> [HOW TO COMPLETE THIS TASK] Give the total of lines holding the word "dtype" in the records below, and nothing else.

> [DATA PROVIDED]
- - -

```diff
@@ -922,6 +946,7 @@
         self.out = torch.empty((2, max_batch), dtype=torch.float64, device=eng.device)
         self.info = torch.zeros((max_batch,), dtype=torch.int32, device=eng.device)
         self.calls = 0
+        self.factorisations = 0
         self.launch_batches = 0
 
     def batch(self, items):
@@ -940,6 +965,7 @@
             lp[r[2 * B:] != 0] = np.nan
             out[b0:b0 + B] = lp
             self.calls += B
+            self.factorisations += B
             self.launch_batches += 1
         return out
 
```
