+          uint8_t* cg = sC + g * SUB_TILE_BYTES;
+#pragma unroll
+          for (int j = 0; j < 8; ++j) {
+            uint4* cp = reinterpret_cast<uint4*>(cg + tc::sw128_offset(row, j));
+            const uint4 r4 = *cp;
+            const uint32_t rw[4] = {r4.x, r4.y, r4.z, r4.w};
+            uint32_t ow[4];
+#pragma unroll
+            for (int q = 0; q < 4; ++q) {
+              const float lo = __uint_as_float(rw[q] << 16), hi = __uint_as_float(rw[q] & 0xffff0000u);
+              const float e0 = v[j * 8 + q * 2], e1 = v[j * 8 + q * 2 + 1];
+              const float d0 = e0 - lo, d1 = e1 - hi;
+              const float o0 = (facv < 0.5f) ? fmaf(facv, d0, lo) : e0 - d0 * (1.f - facv);
+              const float o1 = (facv < 0.5f) ? fmaf(facv, d1, hi) : e1 - d1 * (1.f - facv);
+              ss = fmaf(o0, o0, fmaf(o1, o1, ss));
+              ow[q] = tc::pack_bf16x2(o0, o1);
+            }
+            *cp = make_uint4(ow[0], ow[1], ow[2], ow[3]);
+          }
+        }
+        if (p.ss_out != nullptr && live) {
+          const int64_t b = m / ((int64_t)p.hc * p.wc);
+          const int r = (int)(m - b * p.hc * p.wc);
+          const int hy = r / p.wc, wx = r - hy * p.wc, qd = n0 / p.C;
+          fine = (b * (2 * p.hc) + (2 * hy + (qd >> 1))) * (2 * p.wc) + (2 * wx + (qd & 1));
+          p.ss_out[fine * SS_PARTS + ((n0 % p.C) >> 7)] = ss;
+        }
+        tc::fence_proxy_async();
+        tc::named_barrier_sync(tc::BAR_WG + wg, 128);
+        if (row == 0) {
+#pragma unroll
+          for (int g = 0; g < NSUB; ++g) {
+            const QuadCoord q = quad_coord(m0, n0 + g * 64, p.C, p.wc, p.box_h);
+            tc::tma_store_5d(&tmc, sC + g * SUB_TILE_BYTES, q.e, q.nw, q.wx, q.nh, q.row);
+          }
+          tc::tma_store_commit();
+          tc::tma_store_wait_read();
+        }
+        continue;
+      }
 #pragma unroll 1
       for (int c = 0; c < BN / 32; ++c) {
         float v[32];
@@ -332,7 +439,7 @@
           for (int k = 0; k < 32; ++k) { v[k] = t0[k]; v[32 + k] = t1[k]; }
         }
         if (g == NSUB - 1 && pass_acc) tc::named_barrier_arrive(tc::BAR_ACC + (wg ^ 1), 256);
-        if (EPI != EPI_GEGLU && p.ss_in != nullptr) {
+        if (p.ss_in != nullptr) {
           bool apply = true;
           if constexpr (EPI == EPI_QKV_ROPE) apply = (n0 + g * 64) >= 2 * p.C;
           if (apply) {
@@ -340,87 +447,68 @@
             for (int k = 0; k < 64; ++k) v[k] *= rstd;
           }
         }
-        if constexpr (EPI == EPI_GEGLU) {
-          const tc::f32x2 r2 = tc::pk2(rstd, rstd), rh = tc::pk2(0.5f * rstd, 0.5f * rstd);
-#pragma unroll
-          for (int gg = 0; gg < 4; ++gg) {
-            uint32_t o[4];
-#pragma unroll
-            for (int j = 0; j < 4; ++j) {
-              tc::f32x2 val = tc::pk2(v[gg * 16 + 2 * j], v[gg * 16 + 2 * j + 1]);
-              tc::f32x2 gate = tc::pk2(v[gg * 16 + 8 + 2 * j], v[gg * 16 + 8 + 2 * j + 1]);
-              val = tc::mul2(val, rh);
-              if (p.ss_in != nullptr) gate = tc::mul2(gate, r2);
-              float o0, o1;
-              tc::upk2(tc::geglu2(val, gate), o0, o1);
-              o[j] = tc::pack_bf16x2(o0, o1);
+        uint8_t* cg = sC + g * SUB_TILE_BYTES;
+        if constexpr (RES) {
+#pragma unroll
+          for (int j = 0; j < 8; ++j) {
+            const uint4 r4 = *reinterpret_cast<const uint4*>(cg + tc::sw128_offset(row, j));
+            const uint32_t rw[4] = {r4.x, r4.y, r4.z, r4.w};
+#pragma unroll
+            for (int q = 0; q < 4; ++q) {
+              v[j * 8 + q * 2] += __uint_as_float(rw[q] << 16);
+              v[j * 8 + q * 2 + 1] += __uint_as_float(rw[q] & 0xffff0000u);
             }
-            *reinterpret_cast<uint4*>(sC + tc::sw128_offset(row, g * 4 + gg)) = make_uint4(o[0], o[1], o[2], o[3]);
-          }
-        } else {
-          uint8_t* cg = sC + g * SUB_TILE_BYTES;
-          if constexpr (RES) {
-#pragma unroll
-            for (int j = 0; j < 8; ++j) {
-              const uint4 r4 = *reinterpret_cast<const uint4*>(cg + tc::sw128_offset(row, j));
-              const uint32_t rw[4] = {r4.x, r4.y, r4.z, r4.w};
-#pragma unroll
-              for (int q = 0; q < 4; ++q) {
-                v[j * 8 + q * 2] += __uint_as_float(rw[q] << 16);
-                v[j * 8 + q * 2 + 1] += __uint_as_float(rw[q] & 0xffff0000u);
-              }
+          }
+        }
+        if constexpr (RES || EPI == EPI_STORE) {
+          if (p.ss_out != nullptr) {
+#pragma unroll
+            for (int k = 0; k < 64; k += 4) {
+              ss_acc[0] = fmaf(v[k], v[k], ss_acc[0]);
+              ss_acc[1] = fmaf(v[k + 1], v[k + 1], ss_acc[1]);
+              ss_acc[2] = fmaf(v[k + 2], v[k + 2], ss_acc[2]);
+              ss_acc[3] = fmaf(v[k + 3], v[k + 3], ss_acc[3]);
             }
           }
-          if constexpr (RES || EPI == EPI_STORE) {
-            if (p.ss_out != nullptr) {
-#pragma unroll
-              for (int k = 0; k < 64; k += 4) {
-                ss_acc[0] = fmaf(v[k], v[k], ss_acc[0]);
-                ss_acc[1] = fmaf(v[k + 1], v[k + 1], ss_acc[1]);
-                ss_acc[2] = fmaf(v[k + 2], v[k + 2], ss_acc[2]);
-                ss_acc[3] = fmaf(v[k + 3], v[k + 3], ss_acc[3]);
-              }
+        }
+        if constexpr (EPI == EPI_QKV_ROPE) {
+          const int n = n0 + g * 64;
+          const int t3 = n / p.C, head = (n - t3 * p.C) >> 6;
+          if (t3 < 2) {
+            const int64_t tok = (m < p.M ? m : 0) % p.T_tokens;
+            const float4* tb = reinterpret_cast<const float4*>(p.rope) + (int64_t)head * 8 * p.T_tokens + tok;
+            tc::f32x2 P[32];
+#pragma unroll
+            for (int k = 0; k < 32; ++k) P[k] = tc::pk2(v[2 * k], v[2 * k + 1]);
+            tc::f32x2 q0 = tc::mul2(P[0], P[0]), q1 = tc::mul2(P[1], P[1]), q2 = tc::mul2(P[2], P[2]), q3 = tc::mul2(P[3], P[3]);
+#pragma unroll
+            for (int k = 4; k < 32; k += 4) {
+              q0 = tc::fma2(P[k], P[k], q0);
+              q1 = tc::fma2(P[k + 1], P[k + 1], q1);
+              q2 = tc::fma2(P[k + 2], P[k + 2], q2);
+              q3 = tc::fma2(P[k + 3], P[k + 3], q3);
             }
-          }
-          if constexpr (EPI == EPI_QKV_ROPE) {
-            const int n = n0 + g * 64;
-            const int t3 = n / p.C, head = (n - t3 * p.C) >> 6;
-            if (t3 < 2) {
-              const int64_t tok = (m < p.M ? m : 0) % p.T_tokens;
-              const float4* tb = reinterpret_cast<const float4*>(p.rope) + (int64_t)head * 8 * p.T_tokens + tok;
-              tc::f32x2 P[32];
-#pragma unroll
-              for (int k = 0; k < 32; ++k) P[k] = tc::pk2(v[2 * k], v[2 * k + 1]);
-              tc::f32x2 q0 = tc::mul2(P[0], P[0]), q1 = tc::mul2(P[1], P[1]), q2 = tc::mul2(P[2], P[2]), q3 = tc::mul2(P[3], P[3]);
-#pragma unroll
-              for (int k = 4; k < 32; k += 4) {
-                q0 = tc::fma2(P[k], P[k], q0);
-                q1 = tc::fma2(P[k + 1], P[k + 1], q1);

- - -

> [ANSWER TO THIS PROBLEM] 2